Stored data
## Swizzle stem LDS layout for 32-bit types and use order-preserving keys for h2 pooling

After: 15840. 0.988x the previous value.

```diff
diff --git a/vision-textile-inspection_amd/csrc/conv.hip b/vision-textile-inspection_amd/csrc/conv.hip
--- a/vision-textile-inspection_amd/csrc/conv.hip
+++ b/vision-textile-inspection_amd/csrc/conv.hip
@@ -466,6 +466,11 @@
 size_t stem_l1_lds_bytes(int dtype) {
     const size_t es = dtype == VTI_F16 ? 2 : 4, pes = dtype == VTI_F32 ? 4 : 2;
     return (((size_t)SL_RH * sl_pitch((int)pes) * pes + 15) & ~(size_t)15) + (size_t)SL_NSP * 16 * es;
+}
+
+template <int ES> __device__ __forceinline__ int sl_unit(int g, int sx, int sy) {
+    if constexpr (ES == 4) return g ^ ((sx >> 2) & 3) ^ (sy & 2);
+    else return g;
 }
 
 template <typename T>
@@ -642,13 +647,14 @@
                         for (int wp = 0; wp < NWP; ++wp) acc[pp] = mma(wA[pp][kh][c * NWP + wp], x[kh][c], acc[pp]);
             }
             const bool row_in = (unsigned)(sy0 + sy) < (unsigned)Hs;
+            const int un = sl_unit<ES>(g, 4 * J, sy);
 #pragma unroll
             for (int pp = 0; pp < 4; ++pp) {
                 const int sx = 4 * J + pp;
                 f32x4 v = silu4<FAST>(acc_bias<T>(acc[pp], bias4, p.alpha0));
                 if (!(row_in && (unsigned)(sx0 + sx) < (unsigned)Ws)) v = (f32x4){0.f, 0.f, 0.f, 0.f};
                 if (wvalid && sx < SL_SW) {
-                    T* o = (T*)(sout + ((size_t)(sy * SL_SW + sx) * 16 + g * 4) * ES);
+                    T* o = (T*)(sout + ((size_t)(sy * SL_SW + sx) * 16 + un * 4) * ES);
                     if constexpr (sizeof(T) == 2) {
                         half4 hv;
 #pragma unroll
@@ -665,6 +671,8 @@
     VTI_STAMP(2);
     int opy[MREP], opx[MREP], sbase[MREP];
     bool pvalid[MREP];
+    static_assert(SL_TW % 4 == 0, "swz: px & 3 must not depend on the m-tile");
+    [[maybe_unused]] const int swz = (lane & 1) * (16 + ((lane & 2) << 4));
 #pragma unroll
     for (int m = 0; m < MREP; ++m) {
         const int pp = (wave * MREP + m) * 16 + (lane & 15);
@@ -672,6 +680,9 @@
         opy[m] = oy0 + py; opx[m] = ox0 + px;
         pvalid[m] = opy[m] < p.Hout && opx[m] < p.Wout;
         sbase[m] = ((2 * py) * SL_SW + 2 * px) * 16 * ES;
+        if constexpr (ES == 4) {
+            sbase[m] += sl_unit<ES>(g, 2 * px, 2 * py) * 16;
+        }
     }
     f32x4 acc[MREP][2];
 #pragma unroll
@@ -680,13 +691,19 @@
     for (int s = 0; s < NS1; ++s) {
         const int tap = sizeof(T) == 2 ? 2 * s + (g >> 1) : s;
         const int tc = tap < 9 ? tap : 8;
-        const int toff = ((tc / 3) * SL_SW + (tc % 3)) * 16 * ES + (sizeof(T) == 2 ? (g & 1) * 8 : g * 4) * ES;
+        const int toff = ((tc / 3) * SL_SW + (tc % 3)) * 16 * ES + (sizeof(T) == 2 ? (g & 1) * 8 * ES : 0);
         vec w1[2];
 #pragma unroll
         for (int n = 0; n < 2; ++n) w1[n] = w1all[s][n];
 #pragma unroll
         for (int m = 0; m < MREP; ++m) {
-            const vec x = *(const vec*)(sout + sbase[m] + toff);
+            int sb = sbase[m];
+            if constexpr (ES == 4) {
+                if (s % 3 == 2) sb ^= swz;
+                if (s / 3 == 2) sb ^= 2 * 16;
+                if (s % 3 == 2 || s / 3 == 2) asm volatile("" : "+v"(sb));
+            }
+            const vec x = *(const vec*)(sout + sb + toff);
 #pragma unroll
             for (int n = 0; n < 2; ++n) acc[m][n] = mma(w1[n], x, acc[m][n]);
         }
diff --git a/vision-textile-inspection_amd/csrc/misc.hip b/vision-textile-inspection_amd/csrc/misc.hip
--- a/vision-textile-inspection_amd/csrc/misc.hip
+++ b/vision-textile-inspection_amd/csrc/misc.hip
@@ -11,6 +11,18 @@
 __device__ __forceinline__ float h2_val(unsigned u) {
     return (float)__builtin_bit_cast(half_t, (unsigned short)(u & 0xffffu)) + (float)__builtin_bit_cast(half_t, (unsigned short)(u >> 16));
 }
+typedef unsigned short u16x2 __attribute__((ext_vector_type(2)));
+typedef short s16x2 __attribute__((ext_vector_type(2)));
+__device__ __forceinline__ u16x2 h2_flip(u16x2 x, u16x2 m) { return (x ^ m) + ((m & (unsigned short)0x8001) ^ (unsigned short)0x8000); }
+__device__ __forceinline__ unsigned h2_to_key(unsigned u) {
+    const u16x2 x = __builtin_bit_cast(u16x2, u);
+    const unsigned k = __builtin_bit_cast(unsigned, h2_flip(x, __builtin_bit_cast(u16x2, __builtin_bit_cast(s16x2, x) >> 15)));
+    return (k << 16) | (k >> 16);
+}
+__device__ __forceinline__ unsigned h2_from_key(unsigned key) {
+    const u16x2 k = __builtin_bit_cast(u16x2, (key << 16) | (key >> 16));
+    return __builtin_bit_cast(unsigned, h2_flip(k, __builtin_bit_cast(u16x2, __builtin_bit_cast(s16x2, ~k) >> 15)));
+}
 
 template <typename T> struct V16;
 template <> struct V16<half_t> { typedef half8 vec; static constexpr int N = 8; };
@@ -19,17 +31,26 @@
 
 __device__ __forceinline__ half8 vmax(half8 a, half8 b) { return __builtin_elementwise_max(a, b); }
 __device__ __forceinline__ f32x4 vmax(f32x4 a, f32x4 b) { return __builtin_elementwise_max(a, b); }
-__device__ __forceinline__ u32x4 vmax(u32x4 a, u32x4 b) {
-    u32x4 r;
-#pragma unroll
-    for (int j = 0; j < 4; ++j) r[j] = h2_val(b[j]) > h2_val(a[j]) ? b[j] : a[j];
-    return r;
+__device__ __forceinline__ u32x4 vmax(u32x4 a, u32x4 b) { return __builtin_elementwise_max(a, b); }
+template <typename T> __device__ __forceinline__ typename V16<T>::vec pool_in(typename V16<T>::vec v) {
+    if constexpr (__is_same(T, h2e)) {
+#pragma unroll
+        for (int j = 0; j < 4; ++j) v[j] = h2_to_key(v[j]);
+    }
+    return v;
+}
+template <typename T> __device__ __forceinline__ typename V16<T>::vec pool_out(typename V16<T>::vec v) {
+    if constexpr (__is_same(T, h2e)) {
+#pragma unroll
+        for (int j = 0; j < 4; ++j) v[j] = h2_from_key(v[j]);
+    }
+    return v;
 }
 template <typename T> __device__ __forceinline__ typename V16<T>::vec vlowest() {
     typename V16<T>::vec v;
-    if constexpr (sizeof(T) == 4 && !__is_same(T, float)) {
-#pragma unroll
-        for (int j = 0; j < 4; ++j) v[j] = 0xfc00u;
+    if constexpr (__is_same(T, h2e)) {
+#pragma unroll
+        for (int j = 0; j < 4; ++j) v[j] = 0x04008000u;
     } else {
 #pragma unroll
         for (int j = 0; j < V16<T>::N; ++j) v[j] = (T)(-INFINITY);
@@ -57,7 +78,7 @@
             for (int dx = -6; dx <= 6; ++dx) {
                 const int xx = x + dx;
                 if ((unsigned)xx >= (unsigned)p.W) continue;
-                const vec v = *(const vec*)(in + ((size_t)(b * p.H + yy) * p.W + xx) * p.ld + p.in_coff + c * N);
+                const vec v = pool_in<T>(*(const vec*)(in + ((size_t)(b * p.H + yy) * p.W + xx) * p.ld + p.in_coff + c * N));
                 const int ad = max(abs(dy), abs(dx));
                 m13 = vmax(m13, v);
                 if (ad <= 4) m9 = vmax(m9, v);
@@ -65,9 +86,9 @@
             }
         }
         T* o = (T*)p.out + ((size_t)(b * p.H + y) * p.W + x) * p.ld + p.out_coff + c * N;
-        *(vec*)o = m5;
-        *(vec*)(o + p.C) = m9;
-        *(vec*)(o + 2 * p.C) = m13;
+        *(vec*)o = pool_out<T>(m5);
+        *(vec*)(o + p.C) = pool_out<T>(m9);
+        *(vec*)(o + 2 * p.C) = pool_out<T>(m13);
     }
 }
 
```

---

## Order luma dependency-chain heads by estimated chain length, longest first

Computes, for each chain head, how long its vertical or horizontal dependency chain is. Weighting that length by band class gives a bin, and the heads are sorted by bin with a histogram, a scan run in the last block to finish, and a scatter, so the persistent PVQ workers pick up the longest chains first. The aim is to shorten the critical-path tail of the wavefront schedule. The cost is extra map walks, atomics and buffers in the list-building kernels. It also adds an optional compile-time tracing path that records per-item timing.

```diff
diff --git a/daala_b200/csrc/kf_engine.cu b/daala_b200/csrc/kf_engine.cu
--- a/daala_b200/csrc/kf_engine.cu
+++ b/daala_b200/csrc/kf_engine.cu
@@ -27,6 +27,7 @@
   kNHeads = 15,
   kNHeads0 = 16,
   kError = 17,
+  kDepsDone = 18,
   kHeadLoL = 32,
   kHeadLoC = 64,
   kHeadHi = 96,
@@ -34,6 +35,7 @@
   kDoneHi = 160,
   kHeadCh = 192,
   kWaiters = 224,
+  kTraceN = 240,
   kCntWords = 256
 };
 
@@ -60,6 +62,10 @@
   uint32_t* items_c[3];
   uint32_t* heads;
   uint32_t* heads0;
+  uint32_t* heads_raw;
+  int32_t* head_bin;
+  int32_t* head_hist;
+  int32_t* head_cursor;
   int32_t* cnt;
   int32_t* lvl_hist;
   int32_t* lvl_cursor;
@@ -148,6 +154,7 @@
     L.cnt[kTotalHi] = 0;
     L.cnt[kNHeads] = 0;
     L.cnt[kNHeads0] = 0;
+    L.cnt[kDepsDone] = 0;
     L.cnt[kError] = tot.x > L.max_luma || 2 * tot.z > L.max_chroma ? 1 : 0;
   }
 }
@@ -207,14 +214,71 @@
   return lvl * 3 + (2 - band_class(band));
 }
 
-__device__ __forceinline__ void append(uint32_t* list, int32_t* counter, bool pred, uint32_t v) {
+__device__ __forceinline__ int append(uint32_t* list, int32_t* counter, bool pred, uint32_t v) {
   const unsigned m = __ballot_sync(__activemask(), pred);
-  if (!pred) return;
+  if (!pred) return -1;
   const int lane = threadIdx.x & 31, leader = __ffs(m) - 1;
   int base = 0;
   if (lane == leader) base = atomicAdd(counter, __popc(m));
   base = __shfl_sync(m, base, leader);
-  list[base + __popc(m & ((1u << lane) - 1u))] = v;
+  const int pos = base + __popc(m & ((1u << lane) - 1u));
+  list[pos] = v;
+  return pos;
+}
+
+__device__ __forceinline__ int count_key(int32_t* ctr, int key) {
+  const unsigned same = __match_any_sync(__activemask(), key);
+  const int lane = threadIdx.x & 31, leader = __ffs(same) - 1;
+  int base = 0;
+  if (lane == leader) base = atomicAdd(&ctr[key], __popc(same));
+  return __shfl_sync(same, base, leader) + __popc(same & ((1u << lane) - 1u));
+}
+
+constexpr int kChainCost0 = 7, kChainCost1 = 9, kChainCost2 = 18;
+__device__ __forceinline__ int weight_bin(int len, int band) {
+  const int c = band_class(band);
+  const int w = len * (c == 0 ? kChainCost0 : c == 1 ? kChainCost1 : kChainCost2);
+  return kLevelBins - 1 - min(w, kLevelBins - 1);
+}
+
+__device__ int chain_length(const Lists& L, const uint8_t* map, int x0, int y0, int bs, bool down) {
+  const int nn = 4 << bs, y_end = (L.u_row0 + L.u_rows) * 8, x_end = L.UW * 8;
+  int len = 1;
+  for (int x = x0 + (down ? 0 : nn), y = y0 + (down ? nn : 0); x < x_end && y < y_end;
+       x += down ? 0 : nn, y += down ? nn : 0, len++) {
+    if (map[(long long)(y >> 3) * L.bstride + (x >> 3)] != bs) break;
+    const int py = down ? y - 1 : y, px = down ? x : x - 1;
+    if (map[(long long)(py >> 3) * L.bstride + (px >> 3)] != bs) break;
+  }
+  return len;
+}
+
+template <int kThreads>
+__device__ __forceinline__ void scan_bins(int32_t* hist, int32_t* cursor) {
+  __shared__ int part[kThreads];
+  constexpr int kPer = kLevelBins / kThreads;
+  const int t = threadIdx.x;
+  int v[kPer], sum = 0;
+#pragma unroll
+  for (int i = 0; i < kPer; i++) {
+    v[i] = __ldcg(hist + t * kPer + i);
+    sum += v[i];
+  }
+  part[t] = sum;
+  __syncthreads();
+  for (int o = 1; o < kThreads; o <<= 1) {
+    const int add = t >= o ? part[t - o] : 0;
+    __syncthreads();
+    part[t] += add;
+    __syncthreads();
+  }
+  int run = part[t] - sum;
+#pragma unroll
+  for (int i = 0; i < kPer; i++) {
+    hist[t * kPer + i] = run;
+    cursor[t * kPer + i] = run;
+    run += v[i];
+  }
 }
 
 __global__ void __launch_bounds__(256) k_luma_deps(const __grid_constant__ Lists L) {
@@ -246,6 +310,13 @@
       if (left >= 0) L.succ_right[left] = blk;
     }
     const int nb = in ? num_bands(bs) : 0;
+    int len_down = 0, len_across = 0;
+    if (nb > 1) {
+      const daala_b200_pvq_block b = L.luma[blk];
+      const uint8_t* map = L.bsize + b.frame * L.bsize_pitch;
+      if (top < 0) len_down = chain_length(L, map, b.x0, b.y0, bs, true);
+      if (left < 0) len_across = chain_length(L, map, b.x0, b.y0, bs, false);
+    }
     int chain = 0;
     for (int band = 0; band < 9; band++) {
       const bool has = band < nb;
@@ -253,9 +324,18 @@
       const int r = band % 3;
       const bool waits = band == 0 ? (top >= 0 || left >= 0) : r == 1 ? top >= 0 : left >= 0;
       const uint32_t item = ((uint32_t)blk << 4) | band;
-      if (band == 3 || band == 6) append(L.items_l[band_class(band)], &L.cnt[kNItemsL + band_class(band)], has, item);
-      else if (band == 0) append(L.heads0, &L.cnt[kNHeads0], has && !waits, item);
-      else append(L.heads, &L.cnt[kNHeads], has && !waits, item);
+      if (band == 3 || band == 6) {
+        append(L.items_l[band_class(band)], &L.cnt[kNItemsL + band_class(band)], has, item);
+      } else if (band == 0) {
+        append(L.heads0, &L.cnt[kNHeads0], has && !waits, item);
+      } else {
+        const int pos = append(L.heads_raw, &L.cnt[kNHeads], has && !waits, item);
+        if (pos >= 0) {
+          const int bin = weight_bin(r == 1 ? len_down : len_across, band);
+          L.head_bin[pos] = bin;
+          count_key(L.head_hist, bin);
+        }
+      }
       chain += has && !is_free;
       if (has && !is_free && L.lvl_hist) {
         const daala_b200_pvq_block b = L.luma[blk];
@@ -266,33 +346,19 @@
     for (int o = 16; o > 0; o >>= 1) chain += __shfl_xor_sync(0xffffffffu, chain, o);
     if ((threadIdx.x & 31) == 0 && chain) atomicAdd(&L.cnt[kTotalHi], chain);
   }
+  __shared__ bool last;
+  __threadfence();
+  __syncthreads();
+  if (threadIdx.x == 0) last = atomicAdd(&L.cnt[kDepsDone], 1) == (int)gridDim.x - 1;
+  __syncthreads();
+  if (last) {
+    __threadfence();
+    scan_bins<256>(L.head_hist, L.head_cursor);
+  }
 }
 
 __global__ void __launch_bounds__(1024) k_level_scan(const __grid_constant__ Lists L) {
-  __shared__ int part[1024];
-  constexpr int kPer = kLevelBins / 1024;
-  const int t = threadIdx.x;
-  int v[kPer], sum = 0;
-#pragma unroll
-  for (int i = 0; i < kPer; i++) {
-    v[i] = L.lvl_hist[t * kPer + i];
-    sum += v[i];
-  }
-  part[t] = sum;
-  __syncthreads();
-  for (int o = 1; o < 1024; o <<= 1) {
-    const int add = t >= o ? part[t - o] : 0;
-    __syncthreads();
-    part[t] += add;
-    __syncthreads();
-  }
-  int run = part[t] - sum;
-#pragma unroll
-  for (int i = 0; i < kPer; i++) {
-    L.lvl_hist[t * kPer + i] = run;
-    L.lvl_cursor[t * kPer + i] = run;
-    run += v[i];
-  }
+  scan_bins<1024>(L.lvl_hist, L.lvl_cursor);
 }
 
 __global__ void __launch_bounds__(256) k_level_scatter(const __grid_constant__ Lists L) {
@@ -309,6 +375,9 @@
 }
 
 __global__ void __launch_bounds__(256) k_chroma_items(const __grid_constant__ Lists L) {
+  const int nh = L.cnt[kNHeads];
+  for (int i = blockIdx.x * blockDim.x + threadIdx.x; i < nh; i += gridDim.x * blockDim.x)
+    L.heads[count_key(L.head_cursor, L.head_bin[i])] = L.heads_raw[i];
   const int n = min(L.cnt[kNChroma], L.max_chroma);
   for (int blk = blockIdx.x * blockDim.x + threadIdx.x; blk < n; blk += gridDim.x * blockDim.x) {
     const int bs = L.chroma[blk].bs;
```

▶ _Task description_
Among the lines of the records, copy out each one that contains the word "constexpr".

▶ _Answer for this exercise_
+    if constexpr (ES == 4) return g ^ ((sx >> 2) & 3) ^ (sy & 2);
                     if constexpr (sizeof(T) == 2) {
+        if constexpr (ES == 4) {
+            if constexpr (ES == 4) {
 template <> struct V16<half_t> { typedef half8 vec; static constexpr int N = 8; };
+    if constexpr (__is_same(T, h2e)) {
+    if constexpr (__is_same(T, h2e)) {
-    if constexpr (sizeof(T) == 4 && !__is_same(T, float)) {
+    if constexpr (__is_same(T, h2e)) {
+constexpr int kChainCost0 = 7, kChainCost1 = 9, kChainCost2 = 18;
+  constexpr int kPer = kLevelBins / kThreads;
-  constexpr int kPer = kLevelBins / 1024;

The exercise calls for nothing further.